# Who's got the Oldest Troy-Bilt Tiller??



## Bob Driver (Nov 1, 2017)

By far the most common garden tiller out there is the Troy-Bilt line... Horse, Pony, and Junior. I've posted most of the service manuals I have on Troy-Bilt tillers and judging by the # of downloads, they're are a lot of our members out there with these iconic old beast. It's amazing how many of these tillers are still out there working and how many have been passed down through families. I just posted to the manuals section an interesting file I found this morning that contains a list of production serial #'s (by month/year) for the older lines of Troy-Bilt tillers

TROY-BILT TILLER SERIAL #'S AND SHORT HISTORY.

I've only seen one of the 2,700 "Trojan Horse" tillers made from 1962-1965. With that thought, it would be interesting to see what member might have the oldest of the various Troy-Bilt tiller models based on serial #. Who's got the oldest model based on serial #, does it still operate, and does it still have the OEM engine? Post a picture to keep this from becoming a big fish "liars contest"....

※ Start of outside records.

# KaffinPX/neptune-core

Measured on AMD Instinct MI355X. Metric: STARK proofs verified/sec (whole node) + Tip5 perms/sec vs VALU roofline, higher is better.
Workload: dtype u64 (Goldilocks mod p; XFE = cubic extension)

## Files before the change

neptune-core_amd/csrc/stark_kernels.hip:

```cpp
#include <hip/hip_ext.h>

#include <atomic>
#include <cstdlib>
#include <type_traits>

#include "../../include/nhip_challenge_id.h"
#include "kernels.hpp"
#include "proof_codec.hpp"
#include "stark.hpp"
#include "stark_launch_plan.hpp"
#include "tip5_device.hpp"
#include "xfe.hpp"

namespace nhip {

#ifndef NHIP_LAT_PRIO
#define NHIP_LAT_PRIO 2
#endif
__device__ __forceinline__ void latency_priority() {
    if constexpr (NHIP_LAT_PRIO > 0) __builtin_amdgcn_s_setprio(NHIP_LAT_PRIO);
}
__device__ uint32_t g_batches_done;
struct AgePrio {
    uint32_t seq, k;
// ... 219 lines not shown
                s[1] = 4 + e < rem ? word_mont<MW>(c1) : (4 + e == rem ? MONT_ONE : 0ull);
                if (r2) s[2] = 8 + e < rem ? word_mont<MW>(c2) : (8 + e == rem ? MONT_ONE : 0ull);
                tip5_permute_quad(s, cq, rck, e, lds.lut);
            }
        } else if (op.kind == FS_SQUEEZE_X) {
            const uint32_t nwords = 3 * op.n;
            for (uint32_t f = 0; f < nwords; f += TIP5_RATE) {
                if (f + e < nwords) xs[xcur + f + e] = s[0];
                if (f + 4 + e < nwords) xs[xcur + f + 4 + e] = s[1];
                if (r2 && f + 8 + e < nwords) xs[xcur + f + 8 + e] = s[2];
                tip5_permute_quad(s, cq, rck, e, lds.lut);
            }
            xcur += nwords;
        } else {
            const uint64_t bound = op.arg;
            uint32_t got = 0;
            while (got < op.n) {
                const uint64_t v0 = from_mont(s[0]), v1 = from_mont(s[1]), v2 = from_mont(s[2]);
                tip5_permute_quad(s, cq, rck, e, lds.lut);
                const bool ok0 = v0 != GL_P - 1, ok1 = v1 != GL_P - 1, ok2 = r2 && v2 != GL_P - 1;
                const uint64_t b0 = __ballot(ok0), b1 = __ballot(ok1), b2 = __ballot(ok2);
                const uint32_t bits = ((uint32_t)(b0 >> qb) & 0xFu) | (((uint32_t)(b1 >> qb) & 0xFu) << 4) |
                                      (((uint32_t)(b2 >> qb) & 0x3u) << 8);
                auto put = [&](bool ok, uint32_t w, uint64_t v) {
                    const uint32_t rank = __popc(bits & ((1u << w) - 1u));
                    if (ok && got + rank < op.n) idx_out[icur + got + rank] = (uint32_t)((v & 0xFFFFFFFFull) % bound);
                };
                put(ok0, e, v0);
                put(ok1, 4 + e, v1);
                put(ok2, 8 + e, v2);
                got += __popc(bits);
            }
            icur += op.n;
        }
    }
}

#ifndef NHIP_ROWS_WAVES
#define NHIP_ROWS_WAVES 5
#endif
#ifndef NHIP_ROWS_WAVES_PLANES
#define NHIP_ROWS_WAVES_PLANES 4
#endif
template <bool MW, bool PLANES>
__global__ void __launch_bounds__(256, PLANES ? NHIP_ROWS_WAVES_PLANES : NHIP_ROWS_WAVES) k_hash_rows(const uint64_t* __restrict__ words, const ProofDesc* __restrict__ desc,
                                                   uint32_t n_proofs, uint32_t k, StarkDims dims,
                                                   uint64_t* __restrict__ dig, const uint32_t* __restrict__ fail,
                                                   AgePrio age) {
    age_priority(age, 0);
    __shared__ Tip5Lds lds;
    tip5_lds_init(lds);
    std::conditional_t<PLANES, Tip5Planes, Tip5NoPlanes> pl;
    if constexpr (PLANES) tip5_planes_init(pl);
    const uint32_t tree = blockIdx.y;
    const uint32_t width = tree == 0 ? dims.num_main : (tree == 1 ? 3 * dims.num_aux : 3 * dims.num_quot_seg);
    for (uint64_t t = blockIdx.x * (uint64_t)blockDim.x + threadIdx.x; t < (uint64_t)n_proofs * k;
         t += (uint64_t)gridDim.x * blockDim.x) {
        const uint32_t p = (uint32_t)(t / k), j = (uint32_t)(t % k);
        if (fail[p]) continue;
        const ProofDesc& d = desc[p];
        const uint64_t base = (tree == 0 ? d.main_rows_off : (tree == 1 ? d.aux_rows_off : d.quot_rows_off)) +
                              (uint64_t)j * width;
        const uint64_t* __restrict__ row = words + base;
        uint64_t s[16];
#pragma unroll
        for (int q = 0; q < 16; ++q) s[q] = 0;
        const uint32_t nchunks = width / TIP5_RATE + 1;
        for (uint32_t c = 0; c < nchunks; ++c) {
            const uint32_t pos = c * TIP5_RATE;
            const bool last = c + 1 == nchunks;
            if (!last) {
#pragma unroll
                for (int q = 0; q < TIP5_RATE; ++q) s[q] = word_mont<MW>(row[pos + q]);
            } else {
                const uint32_t rem = width - pos;
#pragma unroll
                for (int q = 0; q < TIP5_RATE; ++q) {
                    const uint32_t qq = (uint32_t)q;
                    s[q] = qq < rem ? word_mont<MW>(row[pos + qq]) : (qq == rem ? MONT_ONE : 0ull);
                }
            }
            tip5_rounds_0_3(s, lds.lut, pl);
            tip5_last_sbox(s, lds.lut);
            if (!last) tip5_last_mds<10, 16>(s);
            else tip5_last_mds<0, 5>(s);
        }
        uint64_t* __restrict__ o = dig + (((uint64_t)p * 3 + tree) * k + j) * 5;
#pragma unroll
        for (int q = 0; q < 5; ++q) o[q] = s[q];
    }
}

template <bool MW>
__device__ __forceinline__ void hash_rows_wide_body(uint32_t bx, uint32_t tree, const Tip5Lds& t5,
                                                    const uint64_t* __restrict__ words,
                                                    const ProofDesc* __restrict__ desc, uint32_t n_proofs,
                                                    uint32_t k, StarkDims dims, uint64_t* __restrict__ dig,
                                                    const uint32_t* __restrict__ fail) {
    const uint32_t width = tree == 0 ? dims.num_main : (tree == 1 ? 3 * dims.num_aux : 3 * dims.num_quot_seg);
    const uint32_t e = threadIdx.x & 15u;
    const uint64_t t = ((uint64_t)bx * blockDim.x + threadIdx.x) >> 4;
    if (t >= (uint64_t)n_proofs * k) return;
    const uint32_t p = (uint32_t)(t / k), j = (uint32_t)(t % k);
    if (fail[p]) return;
    const ProofDesc& d = desc[p];
    const uint64_t* __restrict__ row =
        words + (tree == 0 ? d.main_rows_off : (tree == 1 ? d.aux_rows_off : d.quot_rows_off)) + (uint64_t)j * width;
    uint64_t rcs[TIP5_ROUNDS];
#pragma unroll
    for (int r = 0; r < TIP5_ROUNDS; ++r) rcs[r] = c_tip5_rc_raw[r * 16 + e];
    const uint32_t nchunks = width / TIP5_RATE + 1;
    auto chunk_word = [&](uint32_t c) -> uint64_t {
        const uint32_t pos = c * TIP5_RATE;
        if (c + 1 < nchunks) return e < TIP5_RATE ? word_mont<MW>(row[pos + e]) : 0ull;
        const uint32_t rem = width - pos;
        return e < rem ? word_mont<MW>(row[pos + e]) : (e == rem ? MONT_ONE : 0ull);
    };
    uint64_t s = 0, next = chunk_word(0);
    for (uint32_t c = 0; c < nchunks; ++c) {
        if (e < TIP5_RATE) s = next;
        if (c + 1 < nchunks) next = chunk_word(c + 1);
        s = tip5_permute_wide<true>(s, e, rcs, t5.lut);
    }
    if (e < 5) dig[(((uint64_t)p * 3 + tree) * k + j) * 5 + e] = s;
}
template <bool MW>
__global__ void __launch_bounds__(256) k_hash_rows_wide(const uint64_t* __restrict__ words,
                                                        const ProofDesc* __restrict__ desc, uint32_t n_proofs,
                                                        uint32_t k, StarkDims dims, uint64_t* __restrict__ dig,
                                                        const uint32_t* __restrict__ fail) {
    latency_priority();
    __shared__ Tip5Lds t5;
    tip5_lds_init(t5);
    hash_rows_wide_body<MW>(blockIdx.x, blockIdx.y, t5, words, desc, n_proofs, k, dims, dig, fail);
}

template <bool MW>
__global__ void __launch_bounds__(256) k_fs_rows_small(const uint64_t* __restrict__ words,
                                                       const ProofDesc* __restrict__ desc,
                                                       const FsOp* __restrict__ ops, uint32_t n_proofs,
                                                       uint64_t* __restrict__ xs, uint32_t* __restrict__ idx_out,
                                                       const uint32_t* __restrict__ fail, AgePrio age,
                                                       uint32_t fs_blocks, uint32_t rows_gx, uint32_t k,
                                                       StarkDims dims, uint64_t* __restrict__ dig) {
    const uint32_t bx = blockIdx.x;
    if (bx < fs_blocks) age_priority(age, NHIP_LAT_PRIO);
    else latency_priority();
    __shared__ Tip5Lds lds;
    tip5_lds_init(lds);
    if (bx < fs_blocks) {
        fs_replay_wide_body<true, MW>(bx, lds, words, desc, ops, n_proofs, xs, idx_out, fail);
    } else {
        const uint32_t r = bx - fs_blocks;
        hash_rows_wide_body<MW>(r % rows_gx, r / rows_gx, lds, words, desc, n_proofs, k, dims, dig, fail);
    }
}
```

Trojan Horse..... Apr-62 to Apr-67 2,700 built
Horse I... Apr-67 to Feb-78 311,000 built
Horse II... Feb-78 to Sep-82 328,000 built
Horse III... Sep-82 to Jun-87 217,000 built
Pony... Jul-76 to Jul 83 129,000 built
Junior.... Jun-81 to Jul 83 25,000 built

I just took a restored Junior to my son's in-laws in NC with Serial #M1456, but sadly I had to put a HF 6.5 Predator on it, so it doesn't have reverse.....


----------